About this task:
Exactly one number should make up the answer: how many lines of the listing contain the string "kBneckTile".
-- Opening Marker --
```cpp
static int enqueue_step(irmv_engine *e, int first, int count, uint32_t flags, bool post_only, std::vector<EvRec> *ev)
{
    const int net = e->cfg.net_size;
    const bool capturing = (flags & 0x40000000u) != 0;
    const bool materialize = (flags & 0x20000000u) != 0;
    const PostArgs pa = post_args(e, first);
    (void)capturing;
    for (const Op &op : e->ops) {
        if (post_only && op.kind != OP_NMS && op.kind != OP_LIGHT && op.kind != OP_SCAN) continue;
        if (op.kind == OP_SCAN && e->emit_scan && !post_only) continue;
        const bool grouped = op.kind == OP_CONV && op.group >= 0 && count == 1 && !materialize && !post_only;
        if (grouped && e->head_groups[op.group].members[0] != (int)(&op - e->ops.data())) continue;
        const bool one_frame = count == 1 && !materialize && !post_only && e->bneck64;
        if (op.kind == OP_BNECK ? !one_frame : (op.bneck >= 0 && one_frame)) continue;
        const bool fused_kpt = !materialize && !post_only;
        if (op.kind == OP_KPT3 ? !fused_kpt : (op.kpt3 >= 0 && fused_kpt)) continue;
        if (materialize ? !(op.fused_away || op.fuse_next >= 0 || ((op.bneck >= 0 || op.kpt3 >= 0) && op.kind == OP_CONV)) : op.fused_away) continue;
        hipStream_t s = e->enq_stream ? e->enq_stream : e->stream;
        EvRec r{};
        r.op = (int)(&op - e->ops.data());
        if (ev) {
            HIP_TRY(hipEventCreate(&r.a));
            HIP_TRY(hipEventCreate(&r.b));
            HIP_TRY(hipEventRecord(r.a, s));
        }
        const bool once = op.kind == OP_LIGHT || (e->split_scan && (op.kind == OP_SCAN || op.kind == OP_NMS));
        const int reps = (ev && !once) ? (int)(flags & 0xffu) : 1;
        for (int rep = 0; rep < (reps > 0 ? reps : 1); rep++)
        switch (op.kind) {
        case OP_PRE: {
            PreArgs a;
            a.src = e->src_dev + (size_t)first * e->frame_bytes;
            a.dst = static_cast<half_t *>(e->tensors[e->tensor_idx.at("input")].slot(first));
            a.tx = e->tap_x; a.ty = e->tap_y;
            a.sw = e->cfg.src_width; a.sh = e->cfg.src_height; a.net = net; a.swap_rb = e->cfg.swap_rb;
            a.src_slot_bytes = e->frame_bytes;
            launch_preprocess(a, count, s);
            break;
        }
        case OP_FRONT: {
            FrontArgs a;
            a.src = e->src_dev + (size_t)first * e->frame_bytes;
            a.src_slot_bytes = e->frame_bytes;
            a.tx = e->tap_x; a.ty = e->tap_y;
            a.vx0 = e->front_v[0]; a.vx1 = e->front_v[1]; a.vy0 = e->front_v[2]; a.vy1 = e->front_v[3];
            a.sw = e->cfg.src_width; a.sh = e->cfg.src_height; a.net = net; a.swap_rb = e->cfg.swap_rb;
            a.fastx = e->front_fastx; a.fx_i0 = e->front_fx_i0; a.fx_step = e->front_fx_step;
            a.w0 = e->conv0_w; a.b0 = e->conv0_b;
            a.w1 = op.w_packed; a.b1 = op.bias;
            const Tensor &ot = e->tensors[op.out_t];
            a.out = static_cast<half_t *>(ot.slot(first));
            a.out_ld = ot.C;
            a.tiles_x = e->front_tiles_x; a.tiles_y = e->front_tiles_y; a.tile_y = e->front_tile_y;
            a.stage_bytes = e->front_stage_bytes;
            if (!launch_front(a, count, s)) return fail(IRMV_ERR_HIP, "fused front kernel: LDS request refused");
            break;
        }
        case OP_C2F2: {
            C2fArgs a;
            const Tensor &xt = e->tensors[op.s0.t], &ot = e->tensors[op.out_t];
            a.x = static_cast<const half_t *>(xt.slot(first)); a.x_ld = xt.C;
            a.out = static_cast<half_t *>(ot.slot(first)); a.out_ld = ot.C;
            a.S = xt.H; a.tiles = (xt.H + kC2fTile - 1) / kC2fTile;
            const Op &c1 = e->ops[op.sub[0]], &m1 = e->ops[op.sub[1]], &m2 = e->ops[op.sub[2]], &c2 = e->ops[op.sub[3]];
            a.w_cv1 = c1.w_packed; a.w_m1 = m1.w_packed; a.w_m2 = m2.w_packed; a.w_cv2 = c2.w_packed;
            a.b_cv1 = c1.bias; a.b_m1 = m1.bias; a.b_m2 = m2.bias; a.b_cv2 = c2.bias;
            launch_c2f2(a, count, s);
            break;
        }
        case OP_C2F32: {
            if (!launch_c2f32_op(e, op, first, count, s)) return fail(IRMV_ERR_ARG, "no fused C2f kernel for " + op.layer);
            break;
        }
        case OP_BNECK: {
            const Op &m1 = e->ops[op.sub[0]], &m2 = e->ops[op.sub[1]];
            const Tensor &ct = e->tensors[op.res_t];
            BneckArgs a{};
            a.yin = static_cast<const half_t *>(ct.slot(first)) + m1.s0.coff; a.yin_ld = ct.C;
            a.ynext = static_cast<half_t *>(ct.slot(first)) + m2.out_coff; a.ynext_ld = ct.C;
            a.cat = static_cast<const half_t *>(ct.slot(first)); a.cat_ld = ct.C;
            a.H = op.Hin; a.W = op.Win;
            a.tiles_x = (op.Win + kBneckTile - 1) / kBneckTile; a.tiles_y = (op.Hin + kBneckTile - 1) / kBneckTile;
            a.w_m1 = m1.w_lds[0]; a.b_m1 = m1.bias; a.w_m2 = m2.w_lds[0]; a.b_m2 = m2.bias;
            int ks2 = 6;
            if (op.sub[2] >= 0) {
                const Op &c2 = e->ops[op.sub[2]];
                const Tensor &ot = e->tensors[c2.out_t];
                a.out = static_cast<half_t *>(ot.slot(first)) + c2.out_coff; a.out_ld = ot.C;
                a.w_cv2 = c2.w_packed; a.b_cv2 = c2.bias;
                ks2 = c2.ksteps;
            }
            if (!launch_bneck64(op.mode, ks2, op.shortcut, a, count, s)) return fail(IRMV_ERR_ARG, "no fused bottleneck kernel for " + op.layer);
            break;
        }
        case OP_KPT3: {
            const Op &o0 = e->ops[op.sub[0]], &o1 = e->ops[op.sub[1]], &o2 = e->ops[op.sub[2]];
            const Tensor &xt = e->tensors[o0.s0.t], &ht = e->tensors[o2.out_t];
            Kpt3Args a{};
            a.x = static_cast<const half_t *>(xt.slot(first)) + o0.s0.coff; a.x_ld = xt.C;
            a.H = op.Hin; a.W = op.Win;
            a.tiles_x = (op.Win + kKpt3Tile - 1) / kKpt3Tile; a.tiles_y = (op.Hin + kKpt3Tile - 1) / kKpt3Tile;
            a.w1 = o0.w_lds[0]; a.b1 = o0.bias;
            a.w2 = o1.w_packed; a.b2 = o1.bias;
            a.w3 = o2.w_k16; a.b3 = o2.bias;
            a.out = static_cast<float *>(ht.slot(first)) + o2.out_coff; a.out_ld = ht.C;
            if (!launch_kpt3(a, op.cin, count, s)) return fail(IRMV_ERR_ARG, "no fused keypoint-branch kernel for " + op.layer);
            break;
        }
        case OP_DW: {
            DwArgs a;
            const Tensor &xt = e->tensors[op.s0.t], &ot = e->tensors[op.out_t];
            a.x = static_cast<const half_t *>(xt.slot(first)) + op.s0.coff; a.x_ld = xt.C;
            a.y = static_cast<half_t *>(ot.slot(first)) + op.out_coff; a.y_ld = ot.C;
            a.w = op.w_packed; a.b = op.bias;
            a.Hin = op.Hin; a.Win = op.Win; a.Hout = op.Hout; a.Wout = op.Wout; a.C = op.cout; a.stride = op.cfg.stride;
            launch_dwconv3x3(a, count, s);
            break;
        }
        case OP_SHUF: {
            ShufArgs a;
            const Tensor &at = e->tensors[op.s0.t], &bt = e->tensors[op.s1.t], &ot = e->tensors[op.out_t];
            a.a = static_cast<const half_t *>(at.slot(first)) + op.s0.coff; a.a_ld = at.C;
            a.b = static_cast<const half_t *>(bt.slot(first)) + op.s1.coff; a.b_ld = bt.C;
            a.out = static_cast<half_t *>(ot.slot(first)); a.out_ld = ot.C;
            a.bc = op.s0.C;
            a.pixels = (size_t)count * op.Hin * op.Win;
            launch_shuffle_cat(a, s);
            break;
        }
        case OP_CONV0: {
            Conv0Args a;
            a.x = static_cast<const half_t *>(e->tensors[e->tensor_idx.at("input")].slot(first));
            a.y = static_cast<half_t *>(e->tensors[e->tensor_idx.at("0")].slot(first));
            a.w = e->conv0_w; a.b = e->conv0_b; a.net = net; a.batch = count;
            launch_conv0(a, s);
            break;
        }
        case OP_CONV: {
            if (grouped) {
                if (!launch_head_group(e, e->head_groups[op.group], first, rep == (reps > 0 ? reps : 1) - 1 ? &pa : nullptr, s))
                    return fail(IRMV_ERR_ARG, std::string("grouped launch refused: ") + e->head_groups[op.group].name);
                break;
            }
            ConvArgs a;
            fill_conv_args(e, op, first, count, a, !materialize);
            if (e->emit_scan && !materialize && !post_only && is_cls_final_carrier(op) && rep == (reps > 0 ? reps : 1) - 1)
                scan_args_for(e, op, pa, a);
            const ConvCfg &cc = (count == 1 && stream_share(e, e->cfg.num_slots) > 1) ? op.cfg_one : op.cfg;
            if (!run_conv(op, cc, a, count, s)) return fail(IRMV_ERR_ARG, std::string("no conv kernel for ") + op.kname + " (" + op.layer + ")");
            break;
// ... 575 lines not shown
```

irmv_detection_amd/csrc/irmv_common.hpp:

```cpp
#pragma once

#include <hip/hip_runtime.h>

#include <cstdint>
#include <cstdlib>

namespace irmv {

typedef _Float16 half_t;
typedef _Float16 half8 __attribute__((ext_vector_type(8)));
typedef _Float16 half4 __attribute__((ext_vector_type(4)));
typedef float f32x4 __attribute__((ext_vector_type(4)));

constexpr float kActScale = 1.44269504088896341f;
constexpr float kActUnscale = 0.693147180559945309f;
typedef unsigned int u32x4_t __attribute__((ext_vector_type(4)));
__device__ __forceinline__ float silu_rcp(float y) { return __builtin_amdgcn_rcpf(1.0f + __builtin_amdgcn_exp2f(-y)); }
__device__ __forceinline__ unsigned int silu_pack2(float y0, float y1)
{
    const float r0 = silu_rcp(y0), r1 = silu_rcp(y1);
    unsigned int o;
    asm("v_fma_mixlo_f16 %0, %1, %2, 0" : "=v"(o) : "v"(y0), "v"(r0));
    asm("v_fma_mixhi_f16 %0, %1, %2, 0" : "+v"(o) : "v"(y1), "v"(r1));
    return o;
// ... 27 lines not shown
        tile = j % tiles;
    } else {
        const int r = id - full;
        image = (full / tiles) + r / tiles;
        tile = r % tiles;
    }
}

inline int xcd_image_order()
{
    const char *v = getenv("IRMV_XCD_IMAGES");
    return (v && v[0] == '0') ? 0 : 1;
}

inline int wres_stagger()
{
    const char *v = getenv("IRMV_WRES_STAGGER");
    return (v && v[0] == '0') ? 0 : 1;
}

constexpr int kHeadRec = 96;
constexpr int kClsOff = 64;
constexpr int kKptOff = 80;
constexpr int kCandCap = 8192;
constexpr int kMaxDetCap = 256;

struct AxisTap { int32_t i0, i1, w1, pad; };

struct PreArgs {
    const uint8_t *src;
    half_t *dst;
    const AxisTap *tx, *ty;
    int sw, sh, net, swap_rb;
    size_t src_slot_bytes;
};
void launch_preprocess(const PreArgs &a, int batch, hipStream_t s);
void launch_rotate180(const uint8_t *src, uint8_t *dst, int sw, int sh, hipStream_t s);
void launch_upload_frames(const uint8_t *src_host_mapped, uint8_t *dst, size_t bytes, int blocks, hipStream_t s);

struct Conv0Args {
    const half_t *x;
    half_t *y;
    const half_t *w;
    const float *b;
    int net, batch;
};
void launch_conv0(const Conv0Args &a, hipStream_t s);

constexpr int kFrontTileY = 4, kFrontTileX = 16;
constexpr int kFrontTileYDirect = 8;
constexpr int kFrontStageMax = 128 * 1024;
struct FrontArgs {
    const uint8_t *src;
    size_t src_slot_bytes;
    const AxisTap *tx, *ty;
    int vx0, vx1, vy0, vy1;
    int sw, sh, net, swap_rb;
    int fastx, fx_i0, fx_step;
    const half_t *w0;
    const float *b0;
    const half_t *w1;
    const float *b1;
    half_t *out;
    int out_ld;
    int tiles_x, tiles_y;
    int tile_y;
    int stage_bytes;
};
int front_min_stage_bytes(int tile_y = kFrontTileY);
bool front_prepare();
bool launch_front(const FrontArgs &a, int batch, hipStream_t s);

constexpr int kC2fTile = 16;
struct C2fArgs {
    const half_t *x;
    int x_ld;
    half_t *out;
    int out_ld;
    int S, tiles;
    const half_t *w_cv1, *w_m1, *w_m2, *w_cv2;
    const float *b_cv1, *b_m1, *b_m2, *b_cv2;
};
void launch_c2f2(const C2fArgs &a, int batch, hipStream_t s);

struct DwArgs {
    const half_t *x;
    int x_ld;
    half_t *y;
    int y_ld;
    const half_t *w;
    const float *b;
    int Hin, Win, Hout, Wout, C, stride;
};
void launch_dwconv3x3(const DwArgs &a, int batch, hipStream_t s);
struct ShufArgs {
    const half_t *a, *b;
    int a_ld, b_ld;
    half_t *out;
    int out_ld, bc;
    size_t pixels;
};
void launch_shuffle_cat(const ShufArgs &a, hipStream_t s);

struct ConvSeg {
    const half_t *p;
    int ld;
    int C;
    int shift;
};

constexpr int kC2f32TileH = 8, kC2f32TileW = 16;
struct C2f32Args {
    ConvSeg s0, s1;
    int cin1;
    half_t *cat;
    int cat_ld, prev_coff;
    half_t *out;
    int out_ld;
    int H, W, tiles_x, tiles_y;
    const half_t *w_cv1, *w_m1, *w_m2, *w_cv2;
    const float *b_cv1, *b_m1, *b_m2, *b_cv2;
};
size_t c2f32_lds_bytes(int mode);
bool launch_c2f32(int mode, bool shortcut, const C2f32Args &a, int batch, hipStream_t s);

constexpr int kBneckTile = 8;
struct BneckArgs {
    const half_t *yin;
    int yin_ld;
    half_t *ynext;
    int ynext_ld;
    const half_t *cat;
    int cat_ld;
    half_t *out;
    int out_ld;
    int H, W, tiles_x, tiles_y;
    const half_t *w_m1, *w_m2;
    const float *b_m1, *b_m2;
    const half_t *w_cv2;
    const float *b_cv2;
};
size_t bneck64_lds_bytes(int mode, int ks2);
bool launch_bneck64(int mode, int ks2, bool shortcut, const BneckArgs &a, int batch, hipStream_t s);

constexpr int kKpt3Tile = 10;
struct Kpt3Args {
    const half_t *x;
    int x_ld;
    int H, W, tiles_x, tiles_y;
    const half_t *w1;
    const float *b1;
    const half_t *w2;
    const float *b2;
    const half_t *w3;
    const float *b3;
    float *out;
    int out_ld;
};
bool kpt3_eligible(int cin);
bool launch_kpt3(const Kpt3Args &a, int cin, int batch, hipStream_t s);

struct ConvArgs {
    ConvSeg s0, s1;
    int Hin, Win;
    int Hout, Wout;
    int M;
// ... 140 lines not shown
```

Measured before the change: 62320.

## Fuse model.2 C2f block with stride-2 model.3 conv into one kernel

```diff
diff --git a/irmv_detection_amd/_build.py b/irmv_detection_amd/_build.py
--- a/irmv_detection_amd/_build.py
+++ b/irmv_detection_amd/_build.py
@@ -14,6 +14,7 @@
     ("k_pre.hip", []),
     ("k_front.hip", []),
     ("k_c2f.hip", []),
+    ("k_c2f2s2.hip", []),
     ("k_bneck.hip", []),
     ("k_kpt.hip", []),
     ("k_conv.hip", []),
diff --git a/irmv_detection_amd/csrc/engine.cpp b/irmv_detection_amd/csrc/engine.cpp
--- a/irmv_detection_amd/csrc/engine.cpp
+++ b/irmv_detection_amd/csrc/engine.cpp
@@ -125,7 +125,7 @@
 
 struct SegRef { int t = -1, coff = 0, C = 0, shift = 0; };
 
-enum OpKind { OP_PRE, OP_CONV0, OP_CONV, OP_POOL, OP_NMS, OP_LIGHT, OP_FRONT, OP_C2F2, OP_C2F32, OP_DW, OP_SHUF, OP_SCAN, OP_BNECK, OP_KPT3 };
+enum OpKind { OP_PRE, OP_CONV0, OP_CONV, OP_POOL, OP_NMS, OP_LIGHT, OP_FRONT, OP_C2F2, OP_C2F32, OP_DW, OP_SHUF, OP_SCAN, OP_BNECK, OP_KPT3, OP_C2F2S2 };
 
 struct Op {
     OpKind kind;
@@ -156,6 +156,7 @@
     int group = -1;
     int bneck = -1;
     int kpt3 = -1;
+    bool in_c2f2s2 = false;
 };
 
 struct GraphKey {
@@ -897,6 +898,27 @@
         }
     }
     TRY(add_conv(e, "model.3.conv", SegRef{a2, 0, 32, 0}, SegRef{}, s4, s4, a3, 0));
+    {
+        const int n = (int)e->ops.size();
+        const Op &c2 = e->ops[n - 2], &m3 = e->ops[n - 1];
+        bool ok = c2.kind == OP_C2F2 && m3.cin == 32 && m3.cout == 64 && m3.cout_pad == 64 && m3.cfg.ks == 3 && m3.cfg.stride == 2 &&
+                  m3.cfg.act == 1 && m3.pair && m3.w_lds[2] && m3.s1.C == 0 && m3.s0.t == c2.out_t && m3.s0.coff == 0 && m3.s0.shift == 0 &&
+                  m3.res_t < 0 && m3.out_coff == 0 && s4 % 2 == 0 && m3.Hout * 2 == s4 && m3.Wout * 2 == s4;
+        if (const char *ff = getenv("IRMV_FUSED_C2F2S2")) if (ff[0] == '0') ok = false;
+        if (getenv("IRMV_FORCE_W8")) ok = false;
+        if (ok) {
+            Op op; op.kind = OP_C2F2S2; op.layer = "model.2 (cv1+m.0+cv2) + model.3.conv"; snprintf(op.kname, sizeof op.kname, "c2f2s2_fused");
+            op.flops = c2.flops + m3.flops;
+            op.w_bytes = m3.w_bytes;
+            op.out_bytes = m3.out_bytes;
+            op.bytes = (double)s4 * s4 * 32 * 2 + m3.out_bytes + m3.w_bytes;
+            op.sub[0] = n - 2; op.sub[1] = n - 1;
+            op.s0 = c2.s0; op.out_t = m3.out_t;
+            e->ops[n - 2].in_c2f2s2 = true; e->ops[n - 1].in_c2f2s2 = true;
+            e->lazy_tensors.insert("2");
+            e->ops.push_back(op);
+        }
+    }
     TRY(add_c2f(e, "model.4", SegRef{a3, 0, 64, 0}, SegRef{}, s8, s8, 64, 2, true, a4));
     TRY(add_conv(e, "model.5.conv", SegRef{a4, 0, 64, 0}, SegRef{}, s8, s8, a5, 0));
     TRY(add_c2f(e, "model.6", SegRef{a5, 0, 128, 0}, SegRef{}, s16, s16, 128, 2, true, a6));
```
-- Closing Marker --
Response to the task:
2